# Ayuda para los gp32 de motorola



## Mhareck (Feb 25, 2006)

Salu2 a todos, me da pena preguntar esto un poquito trivial pero en este momento requiero de estos micros y soy totalmente neofito en este campo entonces me gustaria saber si saben de algun lugar en la red donde pueda información sobre la forma de programacion de estos y si fuera posible con ejemplos  , agradezco su atensión hasta luego 
gracias  gp32 de motorola


----------



## Alejandra (Abr 6, 2006)

www.firtec.com.ar

en la parte de Biblioteca Electronica Digital > Microcontroladores > Motorola está todo para el GP32, programadores libros notas técnicas, etc etc.

  Saludos 
       Alejndra


----------



## davidsan (Feb 22, 2008)

Buenas tardes

soy nuevo con el manejo de microcontroladores mototrola MC908gp32 y quiero consultar si alguien conoce una guia practica y rapida que explique la manera de programar de manera serial este tipo de controladores.

Gracias por su atensión.


----------



## Meta (Feb 22, 2008)

Y si es posible si encuentran algo de AVR de Atmel también.


----------



## cristian_elect (Nov 20, 2008)

En la pagina Firtec.com.ar encuentras para motorola en español.
En el foro todopic  hay un tutoriales para atmega8 en bascomavr
y en asm.


----------



## cristian_elect (Nov 20, 2008)

http://www.bairesrobotics.com.ar/tutoriales.htm
hay mas.


----------



## Ingenieroyesid (Abr 20, 2009)

Buen Dia, tengo la siguiente consulta:

Estoy trabajando con un micro motorola GP32, tengo un programa que hace lo siguiente:

Al pulsar un interuptor pendre un LED y cuando lo deja de pulsar apaga el LED. Tengo el programa hecho, lo pongo a correr en el simulador y funciona perfecto, PERO CUANDO LO QUEMO EN EL MICRO ESTE NO FUNCIONA, activa puertos que no son y no recibe la senal del interruptor.

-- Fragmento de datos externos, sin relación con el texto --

#ifndef P4V_SW6_DBG
#define P4V_SW6_DBG 0
#endif
template <int EPI, int KT, int RB>
__device__ __forceinline__ void k_sweep6_body(const Sweep3Params& p, const uint3 blockIdx, const uint3 gridDim) {
    constexpr int NW = 8 / RB;
    constexpr bool COS = EPI == EPI_COS || EPI == EPI_COS_T, TR = EPI == EPI_COS_T;
    static_assert(RB == 2, "k_sweep6: one wave per SIMD (RB = 2) only");
    extern __shared__ __attribute__((aligned(16))) char smem[];
#ifdef P4V_TRACE
    unsigned long long* trc = p.trace + ((size_t)blockIdx.z * gridDim.x + blockIdx.x) * 16;
    if (threadIdx.x == 0) { trc[0] = __builtin_amdgcn_s_memrealtime(); trc[8] = __builtin_amdgcn_s_memtime(); trc[5] = __builtin_amdgcn_s_getreg((20 << 0) | (0 << 6) | (31 << 11)); }
#endif
    constexpr int KT_TILE = 64 * 64;
    constexpr int STG = KT * KT_TILE;
    float* res = reinterpret_cast<float*>(smem + 3 * STG);

    const int tid = threadIdx.x, lane = tid & 63;
    const int wid = __builtin_amdgcn_readfirstlane(tid >> 6);
    const int g = lane >> 5, l31 = lane & 31;

    const int nwg = p.ntile > 0 ? p.ntile : p.stiles * p.ttiles;
    const int t = p.tile0 + xcd_remap(blockIdx.x, nwg);
    const int st = t % p.stiles, tt = t / p.stiles;
    const int s0 = st * 256 + wid * (32 * RB), t0 = tt * 64;
    const CandSpan cspan = cand_span(p.c0, p.c1, p.crange, blockIdx.z, gridDim.z, p.crange_blk,
                                     [&] { return min((p.sb_on_t ? tt * 64 : st * 256) / p.sb_div, p.s_cs - 1); });
    const int c_lo = cspan.lo, c_hi = cspan.hi, per = cspan.per;
    if (c_lo >= c_hi) return;
    const int ncand = c_hi - c_lo;

    constexpr int NPC = 4 * KT;
    constexpr int PPW = (NPC + NW - 1) / NW;
    const int ld_row = (wid & 3) * 16 + (lane >> 2);
    const int ld_chunk = (lane & 3) ^ ((ld_row >> 2) & 3);
    const char* curT = (const char*)p.T + (long)(t0 + ld_row) * p.t_rs + (long)(c_lo - p.c0) * p.ldk + ld_chunk * 16;
    const int kt_w = wid >> 2;
    curT += kt_w * SW_BKB;
    auto piece = [&](const char* src, int stage_off, auto j_c) __attribute__((always_inline)) {
        constexpr int j = decltype(j_c)::value;
        constexpr int OFF = j * (NW / 4) * SW_BKB;
        const int kt = j * (NW / 4) + kt_w;
        if (NPC % NW == 0 || NW * j + wid < NPC)
            glds16_imm<OFF>(src, smem + stage_off + kt * KT_TILE + (wid & 3) * 1024 - OFF);
    };
    auto issue = [&](int stage_off) __attribute__((always_inline)) {
        [&]<int... J>(std::integer_sequence<int, J...>) __attribute__((always_inline)) {
            (piece(curT, stage_off, std::integral_constant<int, J>{}), ...);
        }(std::make_integer_sequence<int, PPW>{});
        curT += p.ldk;
    };
    issue(0);
    issue(STG);

    v4i sfr[KT][RB][2];
    {
        const v4i* gS = reinterpret_cast<const v4i*>(p.S) + (long)(s0 >> 6) * (KT * 4 * 64) + lane;
#pragma unroll
        for (int kt = 0; kt < KT; ++kt)
#pragma unroll
            for (int i = 0; i < RB; ++i)
#pragma unroll
                for (int h = 0; h < 2; ++h) {
                    if constexpr ((P4V_SW6_DBG & 32) != 0) sfr[kt][i][h] = v4i{lane, kt, i, h};
                    else sfr[kt][i][h] = gS[((kt * 2 + i) * 2 + h) * 64];
                }
        if constexpr (COS && KT * RB * 2 * 4 > 128) {
#pragma unroll
            for (int kt = 0; kt < KT; ++kt)
#pragma unroll
                for (int i = 0; i < RB; ++i)
#pragma unroll
                    for (int h = 0; h < 2; ++h) asm volatile("" : "+a"(sfr[kt][i][h]));
        }
    }

    float u[RB][2][16], w[RB][2][16];
    if constexpr (COS) {
        const v4f* gE = reinterpret_cast<const v4f*>(p.E) + ((long)t * 8 + wid * RB) * (2 * 4 * 2 * 64) + lane;
#pragma unroll
        for (int i = 0; i < RB; ++i)
#pragma unroll
            for (int cb = 0; cb < 2; ++cb)
#pragma unroll
                for (int q = 0; q < 4; ++q) {
                    const v4f u4 = gE[(((i * 2 + cb) * 4 + q) * 2 + 0) * 64];
#pragma unroll
                    for (int e = 0; e < 4; ++e) u[i][cb][q * 4 + e] = u4[e];
                    if ((TR && i == 0) || (!TR && cb == 0)) {
                        const v4f w4 = gE[(((i * 2 + cb) * 4 + q) * 2 + 1) * 64];
#pragma unroll
                        for (int e = 0; e < 4; ++e) w[i][cb][q * 4 + e] = w4[e];
                    }
                }
    } else if (p.E) {
        const v4f* gE = reinterpret_cast<const v4f*>(p.E) + ((long)t * 8 + wid * RB) * (2 * 4 * 2 * 64) + lane;
#pragma unroll
        for (int i = 0; i < RB; ++i)
#pragma unroll
            for (int cb = 0; cb < 2; ++cb)
#pragma unroll
                for (int q = 0; q < 4; ++q) {
                    v4f u4, w4;
                    if constexpr ((P4V_SW6_DBG & 16) != 0) { u4 = v4f{(float)lane, 1.f, 2.f, 3.f}; w4 = v4f{1.f, 1.f, 1.f, 1.f}; }
                    else {
                        u4 = gE[(((i * 2 + cb) * 4 + q) * 2 + 0) * 64];
                        w4 = gE[(((i * 2 + cb) * 4 + q) * 2 + 1) * 64];
                    }
#pragma unroll
                    for (int e = 0; e < 4; ++e) { u[i][cb][q * 4 + e] = u4[e]; w[i][cb][q * 4 + e] = w4[e]; }
                }
    } else {
        const unsigned m_g = p.wt_mode == 1 ? 0xffffffffu : 0u;
        const unsigned m_o = p.wt_mode == 2 ? 0xffffffffu : p.wt_mode == 3 ? 0x7fffffffu : 0u;
        const unsigned m_1 = p.wt_mode == 0 ? 0x3f800000u : 0u;
#pragma unroll
        for (int cb = 0; cb < 2; ++cb) {
            const int tr = t0 + cb * 32 + l31;
            const long toff = (long)min(tr, p.TR - 1) * p.o_ts;
            const float bias_t = p.bias[p.bias_on_t ? min(tr, p.TR - 1) : 0];
            const bool t_ok = tr < p.TR;
            float bs[RB][16];
#pragma unroll
            for (int i = 0; i < RB; ++i)
#pragma unroll
                for (int r = 0; r < 16; ++r) {
                    const int src = min(s0 + i * 32 + acc32_row(r, g), p.SR - 1);
                    const long idx = toff + (long)src * p.o_ss;
                    u[i][cb][r] = p.O[idx];
                    w[i][cb][r] = p.Wt[idx];
                    bs[i][r] = p.bias[p.bias_on_t ? 0 : src];
                }
#pragma unroll
            for (int i = 0; i < RB; ++i)
#pragma unroll
                for (int r = 0; r < 16; ++r) {
                    const bool ok = t_ok && (s0 + i * 32 + acc32_row(r, g)) < p.SR;
                    const float o = u[i][cb][r], gw = w[i][cb][r];
                    const float b = p.bias_on_t ? bias_t : bs[i][r];
                    const unsigned wbits = (__builtin_bit_cast(unsigned, gw) & m_g) | (__builtin_bit_cast(unsigned, o) & m_o) | m_1;
                    u[i][cb][r] = ok ? o - b : 0.0f;
                    w[i][cb][r] = ok ? __builtin_bit_cast(float, wbits) : 0.0f;
                }
        }
    }
    const int blk_row = p.sb_on_t ? t0 : s0;
    const int sb = __builtin_amdgcn_readfirstlane(min(blk_row / p.sb_div, p.s_cs - 1));
    float* s1tab = res + (per + 1) * (2 * NW);
    for (int i = lane; i < ncand; i += 64) s1tab[i * NW + wid] = p.S1 ? p.S1[(c_lo + i) * p.s_cs + sb] : 1.0f;

    float oo_fix[2] = {0.0f, 0.0f};
    auto half_sum = [](float x) __attribute__((always_inline)) {
        float y = x;
        asm volatile("s_nop 1\n\tv_permlane32_swap_b32 %0, %1" : "+v"(x), "+v"(y));
        return x + y;
    };
    if constexpr (COS) {
#pragma unroll
        for (int sg = 0; sg < 2; ++sg) {
            float t2 = 0.0f;
#pragma unroll
            for (int o = 0; o < 2; ++o)
#pragma unroll
                for (int r = 0; r < 16; ++r) { const float v = TR ? u[sg][o][r] : u[o][sg][r]; t2 = fmaf(v, v, t2); }
            oo_fix[sg] = half_sum(t2);
        }
    }
    float cd[2] = {0.0f, 0.0f}, cn[2] = {0.0f, 0.0f};
    float sd[2] = {0.0f, 0.0f}, sn[2] = {0.0f, 0.0f};
    const int Sp = p.NG;
    unsigned cos_row = 0;
    if constexpr (COS) cos_row = (unsigned)((TR ? tt * Sp + s0 + l31 : (st * 4 + wid) * Sp + t0 + l31) * 12);
    auto cos_store = [&](int cand, int sgrp, float d, float n2) __attribute__((always_inline)) {
        float* q = reinterpret_cast<float*>(reinterpret_cast<char*>(p.part + (long)cand * p.p_cs) + (cos_row + sgrp * 384));
        q[0] = d; q[1] = n2; q[2] = oo_fix[sgrp];
    };

    const int sw0 = (l31 >> 2) & 3;
    const unsigned lds0 = (unsigned)(unsigned long long)(__attribute__((address_space(3))) char*)smem;
    const unsigned tbase0 = lds0 + l31 * 64 + ((g ^ sw0) << 4);
    const unsigned tbase1 = lds0 + l31 * 64 + (((2 + g) ^ sw0) << 4);
    const unsigned s1addr0 = lds0 + 3 * STG + (per + 1) * (8 * NW) + wid * 4;
    float* dump = s1tab + per * NW;
    struct TF2 { v4i f[2]; };
    constexpr int PD = ((2 * KT) % 3 == 0) ? 2 : 3;
    constexpr int NB = PD + 1;
    TF2 tf[NB];
    static_assert((2 * KT) % NB == 0 && KT >= 3, "fragment ring needs 2 * KT divisible by the buffer count");
    constexpr int NSTEP = 2 * KT;
    constexpr int SBAR = (KT + KT / 2 < NSTEP - PD) ? KT + KT / 2 : NSTEP - PD;
    static_assert(SBAR >= KT && SBAR <= NSTEP - PD, "ring barrier must sit in phase 1, before the next candidate's first read");
    constexpr int NEL = RB * 16;
    constexpr int NSL = KT - 1;
    constexpr int EPS = (NEL + NSL - 1) / NSL;
    v16i acc[RB][2];
    const v16i zero16 = {0, 0, 0, 0, 0, 0, 0, 0, 0, 0, 0, 0, 0, 0, 0, 0};
#pragma unroll
    for (int i = 0; i < RB; ++i) acc[i][1] = zero16;
    float esum0 = 0.0f, esum1 = 0.0f;
    float ered = 0.0f, es1 = 1.0f, es1_next = 1.0f;
    auto epi_slice = [&](auto sl_c, auto cb_c, int slot) __attribute__((always_inline)) {
        constexpr int sl = decltype(sl_c)::value, cbE = decltype(cb_c)::value;
        if constexpr ((P4V_SW6_DBG & 4) != 0) {
// ... 5 lines not shown
        }
        if constexpr (COS) {
            if constexpr (sl == 0 && (!TR || cbE == 0)) { cd[0] = cd[1] = cn[0] = cn[1] = 0.0f; }
            if constexpr (sl < NSL) {
#pragma unroll
                for (int e = sl * EPS; e < (sl + 1) * EPS && e < NEL; ++e) {
                    const int i = e >> 4, r = e & 15;
                    const int sgi = TR ? i : 0;
                    const float o = fmaf((float)acc[i][cbE][r], es1, TR ? w[0][cbE][r] : w[i][0][r]);
                    cd[sgi] = fmaf(u[i][cbE][r], o, cd[sgi]);
                    cn[sgi] = fmaf(o, o, cn[sgi]);
                }
                if constexpr (TR) asm volatile("" : "+v"(cd[0]), "+v"(cd[1]), "+v"(cn[0]), "+v"(cn[1]));
                else asm volatile("" : "+v"(cd[0]), "+v"(cn[0]));
            } else if constexpr (!TR) {
                const float d = half_sum(cd[0]), n2 = half_sum(cn[0]);
                if constexpr (cbE == 1) { sd[0] = d; sn[0] = n2; }
                else {
                    cos_store(c_lo + slot - 1, 0, d, n2);
                    cos_store(c_lo + max(slot - 2, 0), 1, sd[0], sn[0]);
                }
            } else {
                if constexpr (cbE == 1) {
                    sd[0] = half_sum(cd[0]); sn[0] = half_sum(cn[0]); sd[1] = half_sum(cd[1]); sn[1] = half_sum(cn[1]);
                } else {
                    cos_store(c_lo + max(slot - 2, 0), 0, sd[0], sn[0]);
                    cos_store(c_lo + max(slot - 2, 0), 1, sd[1], sn[1]);
                }
            }
            return;
        }
        if constexpr (sl == 0) { esum0 = 0.0f; esum1 = 0.0f; }
        if constexpr (sl < NSL) {
#pragma unroll
            for (int e = sl * EPS; e < (sl + 1) * EPS && e < NEL; ++e) {
                const int i = e >> 4, r = e & 15;
                const float a = (float)acc[i][cbE][r];
                const float d = u[i][cbE][r] - a * es1;
                const float ww = w[i][cbE][r];
                float& es = (r & 1) ? esum1 : esum0;
                if (EPI == EPI_SQ_W) { const float t2 = ww * d; es = t2 * t2 + es; }
                else if (EPI == EPI_SQ) es = d * d + es;
                else if (EPI == EPI_ABS) es += fabsf(d);
                else es = (ww * d) * d + es;
            }
        } else {
            ered = wave_sum_dpp(esum0 + esum1);
            float* dst = (lane == 63) ? res + slot * (2 * NW) + wid * 2 + cbE : dump + lane;
            *dst = ered;
        }
    };
    const char* fillT = curT - p.ldk;
    int fill_stage = STG;
    auto step = [&](auto s_c, unsigned ad0, unsigned ad1, unsigned adn0, unsigned adn1, int ci) __attribute__((always_inline)) {
        constexpr int s = decltype(s_c)::value;
        constexpr int cb = s / KT, kt = s % KT;
        TF2& cur = tf[s % NB];
        TF2& pre = tf[(s + PD) % NB];
        constexpr int t = s + PD;
        if constexpr ((P4V_SW6_DBG & 8) != 0) {
        } else if constexpr (t < NSTEP) {
            P4V_DSR(pre.f[0], ad0, (t % KT) * KT_TILE + (t / KT) * 2048); P4V_DSR(pre.f[1], ad1, (t % KT) * KT_TILE + (t / KT) * 2048);
        } else {
            P4V_DSR(pre.f[0], adn0, (t - NSTEP) * KT_TILE); P4V_DSR(pre.f[1], adn1, (t - NSTEP) * KT_TILE);
        }
        if constexpr ((P4V_SW6_DBG & 8) != 0) {
            if constexpr (s == 0) { asm volatile("ds_read_b32 %0, %1" : "=v"(es1_next) : "v"(s1addr0 + ci * (4 * NW))); __builtin_amdgcn_s_waitcnt(0xC07F); }
        } else if constexpr (s == 0) {
            asm volatile("ds_read_b32 %0, %1" : "=v"(es1_next) : "v"(s1addr0 + ci * (4 * NW)));
            __builtin_amdgcn_s_waitcnt(0xC07F | ((2 * PD + 1) << 8));
        } else {
            __builtin_amdgcn_s_waitcnt(0xC07F | ((2 * PD) << 8));
        }
        asm volatile("" : "+v"(cur.f[0]), "+v"(cur.f[1]) :: "memory");
        if constexpr (s == KT) { asm volatile("" : "+v"(es1_next)); es1 = es1_next; }
#pragma unroll
        for (int h = 0; h < 2; ++h)
#pragma unroll
            for (int i = 0; i < RB; ++i) {
                if constexpr ((P4V_SW6_DBG & 2) == 0) {
                    if constexpr (TR) acc[i][cb] = __builtin_amdgcn_mfma_i32_32x32x32_i8(cur.f[h], sfr[kt][i][h], (kt == 0 && h == 0) ? zero16 : acc[i][cb], 0, 0, 0);
                    else acc[i][cb] = __builtin_amdgcn_mfma_i32_32x32x32_i8(sfr[kt][i][h], cur.f[h], (kt == 0 && h == 0) ? zero16 : acc[i][cb], 0, 0, 0);
                }
                if (h == 1 && i == 0) {
                    constexpr int P1 = NSTEP - SBAR;
                    constexpr int j = (s >= SBAR) ? s - SBAR : s + P1;
                    __builtin_amdgcn_sched_barrier(0x6);
                    if constexpr (j < PPW && (P4V_SW6_DBG & 1) == 0) piece(fillT, fill_stage, std::integral_constant<int, j>{});
                    __builtin_amdgcn_sched_barrier(0x6);
                }
            }
        if constexpr (cb == 0) epi_slice(std::integral_constant<int, kt>{}, std::integral_constant<int, 1>{}, ci);
        else epi_slice(std::integral_constant<int, kt>{}, std::integral_constant<int, 0>{}, ci + 1);
        __builtin_amdgcn_sched_barrier(0);
    };

    wait_vmcnt<0>();
    __builtin_amdgcn_s_barrier();
    int stage = 0;
    auto pro_read = [&](auto s_c) __attribute__((always_inline)) {
        constexpr int S = decltype(s_c)::value;
        TF2& d = tf[S];
        const unsigned b0 = tbase0, b1 = tbase1;
        P4V_DSR(d.f[0], b0, (S % KT) * KT_TILE + (S / KT) * 2048);
        P4V_DSR(d.f[1], b1, (S % KT) * KT_TILE + (S / KT) * 2048);
    };
    [&]<int... S>(std::integer_sequence<int, S...>) __attribute__((always_inline)) {
        (pro_read(std::integral_constant<int, S>{}), ...);
    }(std::make_integer_sequence<int, PD>{});
#ifdef P4V_TRACE
    if (threadIdx.x == 0) { trc[1] = __builtin_amdgcn_s_memrealtime(); trc[6] = trc[1]; }
#endif
    for (int ci = 0; ci < ncand; ++ci) {
        const int stage_n = (stage + STG == 3 * STG) ? 0 : stage + STG;
        const unsigned ad0 = tbase0 + stage, ad1 = tbase1 + stage, adn0 = tbase0 + stage_n, adn1 = tbase1 + stage_n;
        auto run = [&](auto lo_c, auto hi_c) __attribute__((always_inline)) {
            [&]<int... S>(std::integer_sequence<int, S...>) __attribute__((always_inline)) {
                (step(std::integral_constant<int, decltype(lo_c)::value + S>{}, ad0, ad1, adn0, adn1, ci), ...);
            }(std::make_integer_sequence<int, decltype(hi_c)::value - decltype(lo_c)::value>{});
        };
        constexpr int SB = SBAR;
        run(std::integral_constant<int, 0>{}, std::integral_constant<int, SB>{});
        wait_vmcnt<0>();
        __builtin_amdgcn_s_barrier();
        fill_stage = (stage_n + STG == 3 * STG) ? 0 : stage_n + STG;
        fillT = curT;
        curT += p.ldk;
        run(std::integral_constant<int, SB>{}, std::integral_constant<int, NSTEP>{});
        stage = stage_n;
    }
    [&]<int... S>(std::integer_sequence<int, S...>) __attribute__((always_inline)) {
        (epi_slice(std::integral_constant<int, S>{}, std::integral_constant<int, 1>{}, ncand), ...);
    }(std::make_integer_sequence<int, KT>{});
#ifdef P4V_TRACE
    if (threadIdx.x == 0) trc[2] = __builtin_amdgcn_s_memrealtime();
#endif
    if constexpr (COS) {
        if constexpr (!TR) cos_store(c_lo + ncand - 1, 1, sd[0], sn[0]);
        else { cos_store(c_lo + ncand - 1, 0, sd[0], sn[0]); cos_store(c_lo + ncand - 1, 1, sd[1], sn[1]); }
    }
    __syncthreads();
    if constexpr (COS) return;
    for (int i = tid; i < ncand * 8; i += 64 * NW) {
        const int ci = i / 8, wv = (i % 8) >> 1, cb = i & 1;
        const float* r = res + (ci + 1) * (2 * NW);
        p.part[(long)(c_lo + ci) * p.p_cs + (long)(st * 4 + wv) * p.NG + tt * 2 + cb] = r[wv * 2 + cb];
    }
#ifdef P4V_TRACE
    if (threadIdx.x == 0) { trc[3] = __builtin_amdgcn_s_memrealtime(); trc[7] = (unsigned long long)ncand; trc[9] = __builtin_amdgcn_s_memtime(); }
#endif
}
template <int EPI, int KT, int RB>
__global__ __launch_bounds__(256, 1) void k_sweep6(Sweep3Params p) { k_sweep6_body<EPI, KT, RB>(p, P4V_BIDX, P4V_GDIM); }
template <int EPI, int KT, int RB>
__global__ __launch_bounds__(256, 1) void k_sweep6_g(GroupArgs<Sweep3Params> a) { P4V_GROUP_ENTER(a); k_sweep6_body<EPI, KT, RB>(a.p[m_], vb_, vg_); }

- Ya probe el micro con otro programa que no utiliza senales de entrada y funciona correctamente.
- El programa que que tengo funciona muy bien en un micro QY4 pero en un GP32 no.

Y pues he probado llamando los puertos de otra manera, le cargo los datos en binario, decimal y hexa, pruebo con todos los puertos del micro, PERO NO FUNCIONA, ya no se que hacer, no se que estoy haciendo mal.

Si me pueden ayudar, estaria muy agradecido.


----------



## Chico3001 (Abr 20, 2009)

Podrias postear tu circuito y tu programa? asi es mas facil ubicar que puede estar saliendo mal.... 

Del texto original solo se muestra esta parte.